2.       There is no purely functional weak hash table.

With a garbage collected imperative language, the relationships between the vertices and edges of a graph can be expressed using weak hash tables. The garbage collector will then collect unreachable subgraphs for you. There is no purely functional weak hash table so, in a pure language, you must write your own garbage collector.

Note that this is a really fringe disadvantage with most developers never having used a weak hash table!


3.       There are no purely functional concurrent collections.

By definition, immutable collections cannot support concurrent mutation. Consequently, if you want a shared mutable collection such as an in-memory database then there is no efficient purely functional solution.


4.       Most graph algorithms look worse and run much slower when written in an FP style.

Purely functional programming is a great tool for some kinds of problems but graph algorithms are one place where I have noticed that pure solutions are often worse both in terms of speed and clarity.

Compare Prim’s algorithm in 12 lines of Python with Prim’s algorithm in 20 lines of Haskell. And why does the Haskell use Prim’s algorithm? Probably because Kruskal’s algorithm is built upon the union-find collection and there is no known efficient purely functional union-find collection.

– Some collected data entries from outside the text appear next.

__global__ void __launch_bounds__(kThreadsTc, 1)
    attn_tc_kernel(const __grid_constant__ CUtensorMap map_kv,
                   const __grid_constant__ CUtensorMap map_q,
                   const __grid_constant__ CUtensorMap map_o,
                   const TcParams p) {
  extern __shared__ uint8_t smem_raw[];
  uint8_t* smem = reinterpret_cast<uint8_t*>((reinterpret_cast<uintptr_t>(smem_raw) + 1023) & ~uintptr_t(1023));
  uint64_t* bars = reinterpret_cast<uint64_t*>(smem + kOffBar);
  uint64_t* q_full = bars;
  uint64_t* q_empty = bars + kQStages;
  uint64_t* kv_full = bars + 2 * kQStages;
  uint64_t* kv_empty = bars + 2 * kQStages + kKVStages;

  const int total = p.B * p.H * p.G * kQTiles;

  if (threadIdx.x == 0) {
    tma_prefetch_desc(&map_kv);
    tma_prefetch_desc(&map_q);
    tma_prefetch_desc(&map_o);
    for (int i = 0; i < kQStages; ++i) {
      mbar_init(&q_full[i], 1);
      mbar_init(&q_empty[i], 2);
    }
    for (int i = 0; i < kKVStages; ++i) {
      mbar_init(&kv_full[i], 1);
      mbar_init(&kv_empty[i], 256);
    }
    mbar_fence_init();
  }
  __syncthreads();
  pdl_trigger();
  pdl_wait();

  auto unit = [&](int u, int& b, int& h, int& g, int& gcol, int& qt) {
    qt = u % kQTiles;
    const int w = u / kQTiles;
    b = w % p.B;
    h = (w / p.B) % p.H;
    g = w / (p.B * p.H);
    gcol = g * p.group_col_stride + h * DH;
  };

  if (threadIdx.x < 128) {
    if (threadIdx.x == 0) {
      int qs = 0, qph = 0, ks = 0, kph = 0;
      for (int u = blockIdx.x; u < total; u += gridDim.x) {
        int b, h, g, gcol, qt;
        unit(u, b, h, g, gcol, qt);
        mbar_wait(&q_empty[qs], qph ^ 1);
        mbar_expect_tx(&q_full[qs], kQStage);
        for (int s = 0; s < 2; ++s)
          tma_load_3d(&map_q, &q_full[qs], smem + kOffQ + qs * kQStage + s * kQSlab, gcol + p.q_col + s * 64, qt * 128, b);
        if (++qs == kQStages) {
          qs = 0;
          qph ^= 1;
        }
        for (int c = 0; c < kChunks; ++c) {
          mbar_wait(&kv_empty[ks], kph ^ 1);
          mbar_expect_tx(&kv_full[ks], kKVStage);
          uint8_t* st = smem + kOffKV + ks * kKVStage;
          for (int s = 0; s < 2; ++s) {
            tma_load_3d(&map_kv, &kv_full[ks], st + s * kKVSlab, gcol + p.k_col + s * 64, c * kKeys, b);
            tma_load_3d(&map_kv, &kv_full[ks], st + (2 + s) * kKVSlab, gcol + p.v_col + s * 64, c * kKeys, b);
          }
          if (++ks == kKVStages) {
            ks = 0;
            kph ^= 1;
          }
        }
      }
    }
    return;
  }

  const int ct = threadIdx.x - 128;
  const int cw = ct >> 7;
  const int lane = threadIdx.x & 31;
  const int r0 = 64 * cw + 16 * ((ct >> 5) & 3) + (lane >> 2);
  const int cq = 2 * (lane & 3);
  const bool leader = ((ct & 127) == 0);
  const float c = p.scale_log2e;
  float s_acc[kKeys / 2], o[DH / 2];
#pragma unroll
  for (int i = 0; i < kKeys / 2; ++i) s_acc[i] = 0.f;
  int qs = 0, qph = 0, ks = 0, kph = 0;
  for (int u = blockIdx.x; u < total; u += gridDim.x) {
    int b, h, g, gcol, qt;
    unit(u, b, h, g, gcol, qt);
#pragma unroll
    for (int i = 0; i < DH / 2; ++i) o[i] = 0.f;
    float m[2] = {-INFINITY, -INFINITY}, l[2] = {0.f, 0.f};
    mbar_wait(&q_full[qs], qph);
    const uint32_t qbase = smem_u32(smem + kOffQ + qs * kQStage) + (uint32_t)cw * 8192u;
    for (int ch = 0; ch < kChunks; ++ch) {
      mbar_wait(&kv_full[ks], kph);
      const uint32_t kvbase = smem_u32(smem + kOffKV + ks * kKVStage);
      wgmma_fence();
#pragma unroll
      for (int kk = 0; kk < 8; ++kk) {
        const int s = kk >> 2, k = kk & 3;
        Wgmma<kKeys>::ss(s_acc, gmma_desc_sw128(qbase + s * kQSlab) + (uint64_t)(2 * k),
                         gmma_desc_sw128(kvbase + s * kKVSlab) + (uint64_t)(2 * k), kk > 0 ? 1u : 0u);
      }
      wgmma_commit();
      wgmma_wait<0>();
      fence_regs(s_acc);
      float mx[2] = {m[0], m[1]};
#pragma unroll
      for (int j = 0; j < kKeys / 8; ++j) {
        mx[0] = fmaxf(mx[0], fmaxf(s_acc[4 * j], s_acc[4 * j + 1]));
        mx[1] = fmaxf(mx[1], fmaxf(s_acc[4 * j + 2], s_acc[4 * j + 3]));
      }
      float mc[2], alpha[2];
#pragma unroll
      for (int hh = 0; hh < 2; ++hh) {
        mx[hh] = fmaxf(mx[hh], __shfl_xor_sync(0xffffffffu, mx[hh], 1));
        mx[hh] = fmaxf(mx[hh], __shfl_xor_sync(0xffffffffu, mx[hh], 2));
        alpha[hh] = exp2f((m[hh] - mx[hh]) * c);
        m[hh] = mx[hh];
        mc[hh] = mx[hh] * c;
        l[hh] *= alpha[hh];
      }
#pragma unroll
      for (int j = 0; j < DH / 8; ++j) {
        o[4 * j] *= alpha[0];
        o[4 * j + 1] *= alpha[0];
        o[4 * j + 2] *= alpha[1];
        o[4 * j + 3] *= alpha[1];
      }
      uint32_t pa[kKeys / 16][4];
#pragma unroll
      for (int j = 0; j < kKeys / 8; ++j) {
#pragma unroll
        for (int hh = 0; hh < 2; ++hh) {
          const float p0 = exp2f(fmaf(s_acc[4 * j + 2 * hh], c, -mc[hh]));
          const float p1 = exp2f(fmaf(s_acc[4 * j + 2 * hh + 1], c, -mc[hh]));
          l[hh] += p0 + p1;
          pa[j >> 1][(j & 1) * 2 + hh] = pack_half2(p0, p1);
        }
      }
      wgmma_fence();
#pragma unroll
      for (int kk = 0; kk < kKeys / 16; ++kk)
        Wgmma<DH>::rs_mn(o, pa[kk], gmma_desc_mn_sw128(kvbase + 2 * kKVSlab + kk * 16 * 128, kKVSlab), 1u);
      wgmma_commit();
      wgmma_wait<0>();
      fence_regs(o);
      mbar_arrive(&kv_empty[ks]);
      if (++ks == kKVStages) {
        ks = 0;
        kph ^= 1;
      }
    }
    float inv[2];
#pragma unroll
    for (int hh = 0; hh < 2; ++hh) {
      l[hh] += __shfl_xor_sync(0xffffffffu, l[hh], 1);
      l[hh] += __shfl_xor_sync(0xffffffffu, l[hh], 2);
      inv[hh] = 1.f / l[hh];
    }
    uint8_t* qst = smem + kOffQ + qs * kQStage;
#pragma unroll
    for (int j = 0; j < DH / 8; ++j) {
#pragma unroll
      for (int hh = 0; hh < 2; ++hh) {
        const int row = r0 + 8 * hh;
        *reinterpret_cast<uint32_t*>(qst + (j >> 3) * kQSlab + row * 128 + ((((uint32_t)j & 7u) ^ (uint32_t)(row & 7)) << 4) +
                                     cq * 2) = pack_half2(o[4 * j + 2 * hh] * inv[hh], o[4 * j + 2 * hh + 1] * inv[hh]);
      }
    }
    asm volatile("fence.proxy.async.shared::cta;" ::: "memory");
    asm volatile("bar.sync %0, 128;" ::"r"(1 + cw) : "memory");
    if (leader) {
      for (int s = 0; s < 2; ++s)
        tma_store_4d(&map_o, qst + s * kQSlab + cw * 8192, h * DH + s * 64, qt * 128 + 64 * cw, b, g);
      asm volatile("cp.async.bulk.commit_group;" ::: "memory");
      asm volatile("cp.async.bulk.wait_group.read 0;" ::: "memory");
      mbar_arrive(&q_empty[qs]);
    }
    if (++qs == kQStages) {
      qs = 0;
      qph ^= 1;
    }
  }
  if (leader) asm volatile("cp.async.bulk.wait_group 0;" ::: "memory");
}

}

5.       The inertia of traditional imperative data structures and algorithms is huge.

Beyond graph algorithms, there are many parts of computer science where 65 years of published literature has focused almost entirely upon imperative solutions. Consequently, imperative programmers can easily build upon the backs of giants whereas purely functional programmers are often left starting from scratch. After all, just a few years ago memoization in Haskell was the topic of a PhD thesis!

I once challenged a group of Haskell programmers (several of whom had PhDs in Haskell) to write an efficient generic parallelised quicksort in Haskell and this is what happened.


6.       All existing implementations of functional programming languages, both pure and impure, happen to allocate far too much by design.

Around 1960, McCarthy invented Lisp. The core data structure was the singly-linked list. Each list node was a separate heap allocated block. All modern functional languages evolved from this. In the 1970s, Scheme used essentially the same data representation strategy as Lisp. In the 1980s, SML added a little unboxing with tuples heap allocated as a single block of memory. In the 1990s, OCaml added a little more with unboxed float arrays. Haskell added the ability to unbox some data. But to date no functional programming language has unboxed tuples by default. Even F#, which sits on .NET which provides arbitrary value types, still uses .NET’s boxed tuples. Consequently, all modern functional programming languages incur very high allocation rates for essentially no good reason. Consequently, they all stress their garbage collectors far more than necessary. This is a serious problem not just because it makes serial code slow but because the garbage collector is a shared resource and, therefore, stressing the GC impedes the scalability of parallel programs.

I should note that calling this a “disadvantage” is contentious. Xavier Leroy of OCaml fame regards OCaml’s Lisp-like data representation as a good thing because it is the backbone of OCaml’s excellent performance when running the Coq theorem prover. Here Xavier asserted that “OCaml's strategy is close to optimal for symbolic computing”. Functional languages are often optimised for high performance purely functional collections at the expense of low performance imperative collections. Given that imperative collections are generally faster, this puts an artificially-low ceiling on the performance of almost all functional languages.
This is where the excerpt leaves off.